Will you pay for news on your iPad? Publishers hope so, as a new plan to offer iPad subscriptions prepares to launch. Also in today’s App Industry Roundup, apps get personal and the Wall Street Journal’s Walt Mossbert teaches us how to read.
Newspapers eye the iPad for new revenue opportunities
Even though the cat remains firmly out of the bag, newspapers are still trying to wring revenue from online editions. The latest folly comes from Apple, as it is preparing a newspaper subscription plan, according to this story from the San Jose Mercury News.
Newspapers would love if readers would pay for product on the iPad, as some already do on Amazon’s Kindle. But the challenges remain obvious, since newspapers began giving away content online a decade ago thinking that ad revenue would generate sufficient income to bolster the free content. That left newspapers with two distinct operating models:
1. Free content for anyone with Internet access. That turns out to be just about everyone.
2. A paid print product delivered directly to your door or the nearest paper box. That market, as you have read, is disintegrating quickly.
So why would people pay for an iPad newspaper subscription when there are plenty of apps that deliver that content for free?
“Industry leaders hope tablet devices and subscription-based digital editions can help newspapers stem, if not reverse, losses incurred after they began offering content online for free years ago,” the story notes.
The key to success would be slick advertising, notes analyst Charles Wolf: “I would say it’s a risk, but I would argue it’s a short-term risk. If you can put animation and multimedia into ads, that will greatly enhance reader views. I am certain of that.
A few people will pay, like they do on the Kindle, but it will be such a small fraction of the audience that it will do little to solve an industry problem that was born a decade ago.
Other apps for you
Apps continue to get more personal, tailoring content delivery based more on user tastes than on an editor’s viewpoint of what someone may want. In today’s tech-rich business section of the New York Times, two such apps were pointed out.

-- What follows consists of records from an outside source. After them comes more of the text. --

template <bool CAUSAL>
__global__ void __launch_bounds__(kThreads, 2) attn_dq_wide_kernel(AttnArgs a) {
  constexpr int D = 64, NS = 2, ND = 4, RB = 2;
  extern __shared__ __attribute__((aligned(16))) char smem[];
  char* kimg = smem;
  char* vimg = smem + Img<D>::kBytes;
  bf16_t* scr_all = reinterpret_cast<bf16_t*>(smem + 2 * Img<D>::kBytes);

  const int tid = threadIdx.x, lane = tid & 63, wave = tid >> 6;
  const int qt = CAUSAL ? (int)gridDim.x - 1 - (int)blockIdx.x : (int)blockIdx.x;
  const int bh = blockIdx.y;
  const int b = bh / a.H, h = bh % a.H;
  const int q0 = qt * kWideRows;
  const int wrow0 = q0 + wave * 32;
  const int64_t boff = (int64_t)b * a.sb_qkv + (int64_t)h * a.sh_qkv;
  const int64_t koff = (int64_t)b * a.sb_qkv + (int64_t)kv_head(a, h) * a.sh_qkv;
  const bf16_t* Q = reinterpret_cast<const bf16_t*>(a.q) + boff;
  const bf16_t* K = reinterpret_cast<const bf16_t*>(a.k) + koff;
  const bf16_t* V = reinterpret_cast<const bf16_t*>(a.v) + koff;
  const bf16_t* dO = reinterpret_cast<const bf16_t*>(a.dout) + (int64_t)b * a.sb_o + (int64_t)h * a.sh_o;

  bf16x8 qf[RB][NS], df[RB][NS];
  float lse2[RB][4], dl[RB][4];
  f32x4 dq[RB][ND];
#pragma unroll
  for (int rb = 0; rb < RB; ++rb) {
    const int myrow = wrow0 + 16 * rb + (lane & 15);
#pragma unroll
    for (int s = 0; s < NS; ++s) {
      qf[rb][s] = frag_global(Q + (int64_t)myrow * a.ld_qkv, s, lane);
      df[rb][s] = frag_global(dO + (int64_t)myrow * a.ld_o, s, lane);
    }
    const int qrow0 = wrow0 + 16 * rb + 4 * (lane >> 4);
#pragma unroll
    for (int r = 0; r < 4; ++r) {
      lse2[rb][r] = a.lse[(int64_t)bh * a.S + qrow0 + r] * kLog2e;
      dl[rb][r] = a.delta[(int64_t)bh * a.S + qrow0 + r];
    }
#pragma unroll
    for (int t = 0; t < ND; ++t) dq[rb][t] = f32x4{0.f, 0.f, 0.f, 0.f};
  }
  const float sl2 = a.scale * kLog2e;
  const float pscale = a.p > 0.f ? 1.f / (1.f - a.p) : 1.f;
  const int ntiles = CAUSAL ? (q0 + kWideRows) / kRows : a.S / kRows;

  TileRegs kr, vr;
  load_tile<D>(K, a.ld_qkv, tid, kr);
  load_tile<D>(V, a.ld_qkv, tid, vr);
  for (int t = 0; t < ntiles; ++t) {
    const int k0 = t * kRows;
    __syncthreads();
    store_tile<D>(kimg, tid, kr);
    store_tile<D>(vimg, tid, vr);
    __syncthreads();
    if (t + 1 < ntiles) {
      load_tile<D>(K + (int64_t)(k0 + kRows) * a.ld_qkv, a.ld_qkv, tid, kr);
      load_tile<D>(V + (int64_t)(k0 + kRows) * a.ld_qkv, a.ld_qkv, tid, vr);
    }
    if (CAUSAL && k0 > wrow0 + 31) continue;
    const bool diag = CAUSAL && k0 + kRows - 1 > wrow0;

    f32x4 sacc[RB][4], pacc[RB][4];
#pragma unroll
    for (int rb = 0; rb < RB; ++rb)
#pragma unroll
      for (int j = 0; j < 4; ++j) sacc[rb][j] = pacc[rb][j] = f32x4{0.f, 0.f, 0.f, 0.f};
#pragma unroll
    for (int s = 0; s < NS; ++s)
#pragma unroll
      for (int j = 0; j < 4; ++j) {
        const bf16x8 kfr = frag_rows<D>(kimg, 16 * j, s, lane);
        const bf16x8 vfr = frag_rows<D>(vimg, 16 * j, s, lane);
#pragma unroll
        for (int rb = 0; rb < RB; ++rb) {
          sacc[rb][j] = __builtin_amdgcn_mfma_f32_16x16x32_bf16(qf[rb][s], kfr, sacc[rb][j], 0, 0, 0);
          pacc[rb][j] = __builtin_amdgcn_mfma_f32_16x16x32_bf16(df[rb][s], vfr, pacc[rb][j], 0, 0, 0);
        }
      }
#pragma unroll
    for (int rb = 0; rb < RB; ++rb) {
      const int qrow0 = wrow0 + 16 * rb + 4 * (lane >> 4);
      float ds[4][4];
#pragma unroll
      for (int j = 0; j < 4; ++j) {
        const int key = k0 + 16 * j + (lane & 15);
        uint32_t w[4] = {0xFFFFFFFFu, 0xFFFFFFFFu, 0xFFFFFFFFu, 0xFFFFFFFFu};
        if (a.p > 0.f) {
          const uint4 mw = attn_mask_words(a, bh, qrow0 >> 2, key);
          w[0] = mw.x; w[1] = mw.y; w[2] = mw.z; w[3] = mw.w;
        }
#pragma unroll
        for (int r = 0; r < 4; ++r) {
          float pr = __builtin_amdgcn_exp2f(sacc[rb][j][r] * sl2 - lse2[rb][r]);
          if (diag && key > qrow0 + r) pr = 0.f;
          float dp = pacc[rb][j][r];
          if (a.p > 0.f) dp = w[r] >= a.threshold ? dp * pscale : 0.f;
          ds[j][r] = pr * (dp - dl[rb][r]);
        }
      }
      scratch_write(scr_all + (wave * RB + rb) * 16 * kScrStride, ds, lane);
    }
    __builtin_amdgcn_s_waitcnt(0xC07F);
    bf16x8 sf[RB][2];
#pragma unroll
    for (int rb = 0; rb < RB; ++rb) {
      const bf16_t* scr = scr_all + (wave * RB + rb) * 16 * kScrStride;
      sf[rb][0] = scratch_frag(scr, 0, lane);
      sf[rb][1] = scratch_frag(scr, 1, lane);
    }
#pragma unroll
    for (int t2 = 0; t2 < ND; ++t2)
#pragma unroll
      for (int s = 0; s < 2; ++s) {
        const bf16x8 kc = frag_cols<D>(kimg, 16 * t2, s, lane);
#pragma unroll
        for (int rb = 0; rb < RB; ++rb)
          dq[rb][t2] = __builtin_amdgcn_mfma_f32_16x16x32_bf16(sf[rb][s], kc, dq[rb][t2], 0, 0, 0);
      }
  }
  bf16_t* dQ = reinterpret_cast<bf16_t*>(a.dq) + boff;
#pragma unroll
  for (int rb = 0; rb < RB; ++rb) {
    const int qrow0 = wrow0 + 16 * rb + 4 * (lane >> 4);
#pragma unroll
    for (int t2 = 0; t2 < ND; ++t2)
#pragma unroll
      for (int r = 0; r < 4; ++r)
        dQ[(int64_t)(qrow0 + r) * a.ld_qkv + 16 * t2 + (lane & 15)] = f2bf(dq[rb][t2][r] * a.scale);
  }
}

In GadgetWise, Roy Furchgott writes about a new diet app called Intelli-Diet that can create a diet based on what you like to eat. You input your favorite foods, clicking on what you like, and then it creates a three meals-a-day menu plan. It sounds useful but may still not be ideal, Furchgott notes: “The results certainly appear healthy, but they may not be much of a meal. It tells you what foods to eat, but it does not offer recipes. For instance, one dinner menu included one cup of beans, two large sweet potatoes, one avocado, one medium bell pepper and a generous helping of Romaine lettuce? What do you make from that?”
Also, there is no ability to create a menu based on Ho-Ho’s.
At the bottom of his useful App Smart column, Bob Tedeschi points us toward SkyGrid, “a news-gathering app that filters information according to your tastes, and selects topics that are most quickly spreading across the Web.” It appears to be a popular app among Appolicious users as well, as it averages 4 stars from a large base of users that own the app. The key to SkyGrid is that it points out the news that is happening now on the web, so if you’re a need-to-know now person, check out the free app.
The App Smart column leads off with a list of iPhone, Android and BlackBerry apps to enjoy the NFL season. The column is geared to the football nut and Tedeschi spends several column inches discussing Verizon’s new NFL mobile app, exclusive to that carrier’s V-Cast subscribers. For a different take on NFL apps for the iPhone, Appolicious’ own Brad Spirrison offers a number of goodies, including one that may (or may not) help you understand why the Lions’ Calvin Johnson’s end zone catch was not a touchdown against the Bears.
How to read
In case you were wondering if that skill you started to learn in Kindergarten had changed in any way, Walt Mossberg offers a primer on how to read a book on an iPad.
In a column titled “Finding the best way to read books on an iPad,” the godfather of tech reviews compares three reading apps on the iPad: Apple’s iBooks, Amazon’s Kindle and Barnes & Noble’s Nook. (These are the iPad app versions, not the dedicated Kindle or Nook eReaders.) His conclusion: He seems to like them all, finding benefits and flaws with each.
Before eBooks and eReaders came along, all we used to criticize and praise was the actual content of the books. I’m starting to miss those days.